This file can be hand-edited using a text editor, but the file will be
re-generated if the Console (see Section 3.0) is used to add or modify user
accounts, so comments will be lost. It is generally advisable to use the
console to add, remove, or change user accounts.
Each user definition is a line in the format:
<username>:<password hash>:<privileges>:<full user name>:<home directory>
- username: an alphanumeric sequence starting with a letter. This
define's the user's login name.
- password hash: an encoded version of the user's password. This can be
edited, but is generally not advisable. See Section
3.0 for details on setting and changing user passwords.

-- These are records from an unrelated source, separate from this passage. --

-      const int Stot = (int)lane63(sinc);
-      const int sst = (int)(sinc - ns);
-      int st[kBW];
-#pragma unroll
-      for (int i = 0; i < kBW; ++i)
-        st[i] = i < nbk ? __builtin_amdgcn_readlane(sst, i) : 0x7fffffff;
-      int end_prev = 0, wcur = lead + (int)(toff[bl0] - G0) + 3;
-      for (int f0 = 0; f0 < Stot; f0 += 64) {
-        const int f = f0 + lane;
-        const bool valid = f < Stot;
-        int bi = 0, sb = 0;
-#pragma unroll
-        for (int i = 1; i < kBW; ++i) {
-          const bool ge = f >= st[i];
-          bi += ge ? 1 : 0;
-          sb = ge ? st[i] : sb;
+  uint32_t *const out32 = reinterpret_cast<uint32_t *>(img);
+  const uint32_t ns = lane < h1 - h0 ? recst[lane][0] >> 16 : 0u;
+  const uint32_t sinc = wave_incl_add(ns);
+  const int T = (int)lane63(sinc);
+  const uint32_t sst = sinc - ns;
+  const uint32_t desc = ns ? ((uint32_t)(lane + 1) << 16) | sst : 0u;
+  const int rel = lead - (int)(uint32_t)G0;
+  const int wvu = __builtin_amdgcn_readfirstlane(wv);
+  const uint32_t *const toff32 = reinterpret_cast<const uint32_t *>(toff);
+  for (int f0 = 64 * wvu; f0 < T; f0 += 64 * kEW) {
+    const bool valid = f0 + lane < T;
+    const int cb = __builtin_popcountll(ballot(sst <= (uint32_t)f0)) - 1;
+    const uint32_t cd = (uint32_t)__builtin_amdgcn_readlane((int)desc, cb);
+    const int k0 = f0 - (int)(cd & 0xFFFFu);
+    const int cn = __builtin_amdgcn_readlane((int)sinc, cb) - f0;
+    const int nz = k0 != 0 ? 1 : 0;
+    const uint32_t tb = toff32[2 * (h0 + cb + nz)];
+    uint32_t rprev = recst[cb][min(k0, kRecPre - 1)];
+    wave_sync();
+    marks[wv][lane] = 0u;
+    if (sst - (uint32_t)f0 - 1u < 63u) marks[wv][sst - (uint32_t)f0] = desc;
+    wave_sync();
+    const uint32_t bd = max(wave_incl_max(marks[wv][lane]), cd);
+    const int bi = (int)(bd >> 16) - 1;
+    const int k = f0 + lane - (int)(bd & 0xFFFFu);
+    const int hb = h0 + bi;
+    uint32_t r = recst[bi][min(1 + k, kRecPre - 1)];
+    if (valid && 1 + k >= kRecPre)
+      r = reinterpret_cast<const uint32_t *>(wovf + bi * kOvf)[1 + k - kRecPre];
+    r = valid ? r : 0u;
+    asm volatile("" : "+v"(rprev));
+    if (lane == 0 && k0 >= kRecPre)
+      rprev = reinterpret_cast<const uint32_t *>(wovf + cb * kOvf)[k0 - kRecPre];
+    const int end_prev = k0 != 0 ? (int)(rprev >> 19) : 0;
+    const int M = (int)((r >> 9) & 255u), D = (int)(r & 511u);
+    const int end = (int)(r >> 19);
+    const int cpos = end - M;
+    const uint32_t upv = dpp<0x138, 0xf, 0xf>((uint32_t)end);
+    const int pend = k == 0 ? 0 : (lane == 0 ? end_prev : (int)upv);
+    const int L = cpos - pend;
+    const int rem = (L - 15) & 255;
+    const int le = L >= 15 ? (rem == 255 ? 2 : 1) : 0;
+    const int mx = (M - 4) & 255;
+    const bool mextW = M >= 4 && mx >= 15, mextS = M != 0 && mx >= 15;
+    const int bytes = valid ? 5 + le + L + (mextW ? 1 : 0) : 0;
+    const uint32_t inc = wave_incl_add((uint32_t)bytes);
+    const int tail = __builtin_amdgcn_readlane((int)inc, (cn - 1) & 63);
+    int first = rel + (int)tb + (nz ? -tail : 3);
+    if (nz & (cn > 64 ? 1 : 0)) {
+      int pre = 0, pe = 0;
+      for (int j0 = 0; j0 < k0; j0 += 64) {
+        const int j = j0 + lane;
+        const uint32_t q = j < k0 ? load_record(recst, wovf, cb, j) : 0u;
+        const uint32_t up = dpp<0x138, 0xf, 0xf>(q >> 19);
+        const int qb = j < k0 ? sequence_bytes(q, lane == 0 ? pe : (int)up) : 0;
+        pe = (int)lane63(q >> 19);
+        pre += (int)lane63(wave_incl_add((uint32_t)qb));
+      }
+      first = rel + (int)toff32[2 * (h0 + cb)] + 3 + pre;
+    }
+    const int o = first + 3 * (bi - cb) + (int)inc - bytes;
+    const int ib = o - 3;
+    const int ol = o + 3 + le;
+    if (valid) {
+      const int tl = L >= 15 ? 15 : L;
+      const int tm = M == 0 ? 0 : (M >= 19 ? 15 : mx);
+      const uint32_t ext = le == 0 ? 0u : (rem == 255 ? 255u : (uint32_t)rem);
+      const uint32_t SZ = (uint32_t)(5 + le + L + (mextS ? 1 : 0));
+      or_bytes(out32, o, (uint32_t)((tl << 4) | tm) | (SZ << 8) | (ext << 24));
+      or_bytes(out32, ol + L, (uint32_t)D | (mextW ? ((uint32_t)(mx - 15) & 255u) << 16 : 0u));
+      if (k == 0) {
+        const uint32_t bh = recst[hb - h0][0];
+        or_bytes(out32, ib, ((bh >> 16) & 255u) | ((((bh & 0xFFFFu) + 3u) & 0xFFFFu) << 8));
+      }
+    }
+    {
+      const int cw = valid && L > 0 ? ((ol + L - 1) >> 4) - (ol >> 4) + 1 : 0;
+      const uint32_t cinc = wave_incl_add((uint32_t)cw);
+      const int C = (int)lane63(cinc);
+      const int stw = (int)dpp<0x138, 0xf, 0xf>(cinc);
+      const int src = kStagePad + kBlk * (hb - h0) + pend;
+      const uint32_t rw = ((uint32_t)((ol >> 4) - stw) & 0xFFFFu) | ((uint32_t)(src - ol) << 16);
+      const uint32_t rb = (uint32_t)ol | ((uint32_t)(ol + L) << 16);
+      uint32_t carry = 0;
+      for (int w0 = 0; w0 < C; w0 += 64) {
+        wave_sync();
+        marks[wv][lane] = 0u;
+        if (cw > 0 && stw >= w0 && stw < w0 + 64) marks[wv][stw - w0] = (uint32_t)lane + 1u;
+        wave_sync();
+        const uint32_t k1 = max(wave_incl_max(marks[wv][lane]), carry);
+        carry = lane63(k1);
+        const int gw = w0 + lane;
+        const int kr = ((int)k1 - 1) & 63;
+        const uint32_t kw = (uint32_t)__shfl((int)rw, kr, 64);
+        const uint32_t kb = (uint32_t)__shfl((int)rb, kr, 64);
+        if (gw < C) {
+          const int t = 16 * ((int)(int16_t)(kw & 0xFFFFu) + gw);
+          const int xs = t + ((int)kw >> 16);
+          const uint32_t *iw = reinterpret_cast<const uint32_t *>(stage + (xs & ~3));
+          const uint32_t d0 = iw[0], d1 = iw[1], d2 = iw[2], d3 = iw[3], d4 = iw[4];
+          const uint32_t sh = (uint32_t)xs & 3u;
+          const int lb = max((int)(kb & 0xFFFFu) - t, 0), hb = min((int)(kb >> 16) - t, 16);
+          const uint4 ml = pmask[lb], mh = pmask[hb];
+          const uint32_t v0 = __builtin_amdgcn_alignbyte(d1, d0, sh) & (ml.x ^ mh.x);
+          const uint32_t v1 = __builtin_amdgcn_alignbyte(d2, d1, sh) & (ml.y ^ mh.y);
+          const uint32_t v2 = __builtin_amdgcn_alignbyte(d3, d2, sh) & (ml.z ^ mh.z);
+          const uint32_t v3 = __builtin_amdgcn_alignbyte(d4, d3, sh) & (ml.w ^ mh.w);
+          atomicOr(reinterpret_cast<unsigned long long *>(img + t),
+                   (unsigned long long)v1 << 32 | v0);
+          atomicOr(reinterpret_cast<unsigned long long *>(img + t + 8),
+                   (unsigned long long)v3 << 32 | v2);
         }
-        const int k = f - sb;
-        const int hb = bl0 + bi;
-        const uint32_t *rp = reinterpret_cast<const uint32_t *>(wovf + (hb - h0) * kOvf);
-        const uint32_t r =
-            !valid ? 0u : (1 + k < kRecPre ? recst[hb - h0][1 + k] : rp[1 + k - kRecPre]);
-        const int M = (int)((r >> 9) & 255u), D = (int)(r & 511u);
-        const int end = (int)(r >> 19);
-        const int cpos = end - M;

- privileges: Either Admin (administrative privileges) or User (normal
user privileges). See section 4.0 for details.
- full user name: Self explanatory; the full name (i.e. Alan Kay) of the
user.
- home directory: The user's directory (which is placed under the FTPRoot
directory). See Section 4.0 for details on user
directories.
Changes made to this file while IFS is running will not take effect until IFS
is restarted. (This is another reason to use the Console to make changes --
see Section 3.0).
3.0 The Command Console
=======================
The IFS server provides a command console, designated by the ">" prompt. The
console provides numerous commands for managing the state of the server and
for managing user accounts.
The console provides simple command completion; hit the "TAB" key at any time
to see possible completions for the command you are entering.
The "show commmands" command displays a list of possible commands with brief
synopses and descriptions.
Here is a rundown of the basic command set:
show users - Displays the current user database (See Section 4.0)
show user <username> - Displays information for the specified user
(See Section 4.0)
set password <username> - Sets the password for the specified user
(See Section 4.0)
add user <username> <password> [User|Admin] <full name> <home directory>
- Adds a new user account (See section 4.0 for details)
remove user <username> - Removes an existing user account (See Section 4.0)
show active servers - Displays active server statistics.
quit - Terminates the IFS process
show commands - Shows console commands and their descriptions.
4.0 User Accounts, Authentication, and Security
===============================================
IFS provides a very simple model for user accounts, authentication and security.
It is by no means expected to be extensive or useful for all applications, nor
does it guarantee any level of security. It provides a set of facilities for
creating user accounts and assigning passwords and coarsely-grained permissions,
approximating the environment as it would have existed at Xerox PARC.
Rephrasing the note in Section 1.2: Do not rely on IFS for security or privacy.
Allow only trusted users into the network that hosts IFS, and use common sense.
4.1 User Accounts
-----------------
Each user account is defined by an entry in the accounts.txt file (as described
in section 2.4).
A new user account can be created either be editing the accounts.txt file, or
through use of the "add user" Console command. The latter is recommended.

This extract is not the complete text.